The higher education sector will be stabilized for the next 12 months by state funding and investment returns, even as hypercompetition and an intense focus on affordability limit revenue growth, according to a midyear evaluation published Monday by Moody’s Investors Service.
Moody’s kept in place a negative outlook for the sector. In December, the ratings agency assigned higher education a negative outlook for the second straight year.
As many as a fifth of colleges and universities grew their reserves faster than the rate of inflation during the just-closed 2019 fiscal year, Moody’s estimated. But more experienced declines.
“For fiscal 2019, we preliminarily project that 15-20 percent of universities will have grown reserves above our 3 percent estimate for higher education inflation while over 30 percent will have had greater than 3 percent declines in cash and investment levels,” the report said.
Nonetheless, Moody’s described balance sheets as “relatively stable.” Also stable is overall state support — most states are increasing support for public universities, with a notable exception of Alaska, which is slashing funding for the University of Alaska by more than 40 percent for the 2020 fiscal year.
Meanwhile, a strong economy is likely drawing many prospective students into the labor force instead of classrooms, and the number of new high school graduates is stagnant nationwide.
Low revenue growth means a focus on cost containment, and 20 to 30 percent of the sector will face difficult budget choices, according to the report.
“With the exception of universities in the South where the numbers of high school graduates are still increasing, enrollment and competitive pressures, combined with a state and student policy focus on affordability, will likely result in low to negative net tuition revenue growth for many regional public and private colleges and universities for academic year 2019-2020,” the report said. “As a result, there will continue to be a high focus on cost containment over the next year, with continued program rationalizations and potentially more colleges considering merging, collaborating or in some cases closing.”
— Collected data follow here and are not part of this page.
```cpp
struct FrameRows {
  int32_t mode, y0, nrows, step, band_h, rank, world, height;
};
__host__ __device__ inline bool frame_has_row(const FrameRows& r, int y) {
  if (y < 0 || y >= r.height) return false;
  if (r.mode == 0) {
    const int d = y - r.y0;
    return d >= 0 && d < r.nrows * r.step && d % r.step == 0;
  }
  return (y / r.band_h) % r.world == r.rank;
}
__host__ __device__ inline bool frame_meets_rows(const FrameRows& r, int ylo, int yhi) {
  ylo = ylo < 0 ? 0 : ylo;
  yhi = yhi < r.height - 1 ? yhi : r.height - 1;
  if (ylo > yhi) return false;
// ... 38 lines not shown
struct HugeFace {
  int32_t rec, pad;
  int32_t r[4];
  double pr[6];
};

struct RecordsLaunch {
  int32_t mode, y0, nrows, ncols, step, max_step, band_h, rank, world, width, height, ngroups;
  uint32_t* info;
  int32_t nplanes, nl;
  uint32_t have;
  bg::SkipCam cam;
  bg::SkipPlaneC planes[kFrameMaxPlanes];
  const LightGrid* grids;
  const int32_t* sat;
  int64_t sat_off[8];
  int32_t records;
  int32_t split;
  uint32_t full;
  int32_t* lean;
  int32_t* heavy;
  int32_t* ctr;
  bg::UniformCam uni;
  uint32_t* uni_cls;
};

struct FrameLaunch {
  const DevBinTri* tris;
  int32_t nf;
  bg::PixCam cam;
  FrameRows rows;
  int32_t* cnt;
  int32_t* slots;
  int32_t slot_lg;
  HugeFace* huge;
  int32_t parity;
  RecordsLaunch r;
  uint8_t* tile_bits;
  unsigned long long* tile_cls;
  int32_t tiles_x, ntiles;
  unsigned int* zero;
  int32_t nzero;
  int32_t diag;
};

struct DevObjBox {
// ... 24 lines not shown
```

nim-raytracer_amd/csrc/rt_frame.hip:

```cpp
#include <cstdlib>
#include <hip/hip_runtime.h>

#include <algorithm>

#include "rt_bins.h"
#include "rt_frame.h"

namespace rtmi {
namespace {

__device__ __forceinline__ unsigned lane_rank(unsigned long long m) {
  return __builtin_amdgcn_mbcnt_hi((unsigned)(m >> 32), __builtin_amdgcn_mbcnt_lo((unsigned)m, 0u));
}

struct LaunchPix {
  int x, y;
  bool valid, drawn;
};
__device__ __forceinline__ LaunchPix launch_pixel(const RecordsLaunch& a, int j, int k) {
  LaunchPix r;
  r.x = j * a.step;
  r.valid = j < a.ncols && k < a.nrows;
  if (a.mode == 0) {
    r.y = a.y0 + k * a.step;
// ... 257 lines not shown
  for (int off = 32; off >= 1; off >>= 1) {
    const unsigned lo = (unsigned)__shfl_xor((int)(unsigned)v, off);
    const unsigned hi = (unsigned)__shfl_xor((int)(unsigned)(v >> 32), off);
    v += ((unsigned long long)hi << 32) | lo;
  }
  if (lane == 0) wpart[w] = v;
  int cls[kChunkTiles];
#pragma unroll
  for (int i = 0; i < kChunkTiles; ++i) {
    cls[i] = px[i].valid ? pixel_class(r, px[i], inf[i]) : 0;
    const unsigned long long ml = __ballot(cls[i] == 1), mh = __ballot(cls[i] == 2);
    if (lane == 0) wsum[i][w] = ((unsigned long long)__popcll(ml) << 32) | __popcll(mh);
  }
  __syncthreads();
  unsigned long long base = wpart[0] + wpart[1] + wpart[2] + wpart[3];
#pragma unroll
  for (int i = 0; i < kChunkTiles; ++i) {
    const int t = t0 + i;
    const unsigned long long ml = __ballot(cls[i] == 1), mh = __ballot(cls[i] == 2);
    unsigned long long b = base;
    for (int q = 0; q < w; ++q) b += wsum[i][q];
    const int bx = t % a.tiles_x, by = t / a.tiles_x;
    const int g = (by * kTileH + w) * r.ncols + bx * kTileW + lane;
    const int uc = r.uni.on && cls[i] == 1 ? bg::uniform_class(r.uni, px[i].x, px[i].y) : kUniMixed;
    const unsigned long long mul = __ballot(uc == kUniLit), mus = __ballot(uc == kUniSky);
    if (r.uni.on && lane == 0 && t < a.ntiles)
      r.uni_cls[t * kTileH + w] = (uint32_t)__popcll(mul) << 16 | (uint32_t)__popcll(mus);
    if (cls[i] == 1) r.lean[(int)(b >> 32) + (int)lane_rank(ml)] = g | (uc << kLeanClsShift);
    if (cls[i] == 2) r.heavy[(int)(b & 0xffffffffull) + (int)lane_rank(mh)] = g;
    base += wsum[i][0] + wsum[i][1] + wsum[i][2] + wsum[i][3];
  }
  if ((int)blockIdx.x == (int)gridDim.x - 1) {
    const int nl = (int)(base >> 32), nh = (int)(base & 0xffffffffull);
    if (tid == 0) {
      r.ctr[FC_LEAN] = nl;
      r.ctr[FC_HEAVY] = nh;
    }
    const int end = nl == 0 ? 64 : (nl + 63) / 64 * 64;
    for (int e = nl + tid; e < end; e += 256) r.lean[e] = -1;
  }
}

__global__ __launch_bounds__(512) void k_frame_obj_rects(const ObjMaskLaunch a) {
  __shared__ int alw[64];
  const int t = (int)threadIdx.x, i = t >> 3, c = t & 7;
  bool proj = false, bad = false;
  double px = 0.0, py = 0.0;
  if (i < a.nobj) {
    const DevObjBox& b = a.objs[i];
    proj = !b.always;
    const double pw[3] = {(c & 1) ? b.hi[0] : b.lo[0], (c & 2) ? b.hi[1] : b.lo[1], (c & 4) ? b.hi[2] : b.lo[2]};
    double pc[3];
// ... 108 lines not shown
```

Moody’s called any material changes to federal policies or higher ed funding — like Higher Education Act reauthorization — unlikely in the next year. But since the sector is heavily reliant on federal funding, any changes could carry significant ramifications. Looking further into the future as talk of free college and student loan forgiveness continues, effects from major changes would be “highly dependent on the form, substance and timing” of any programs adopted, the report said.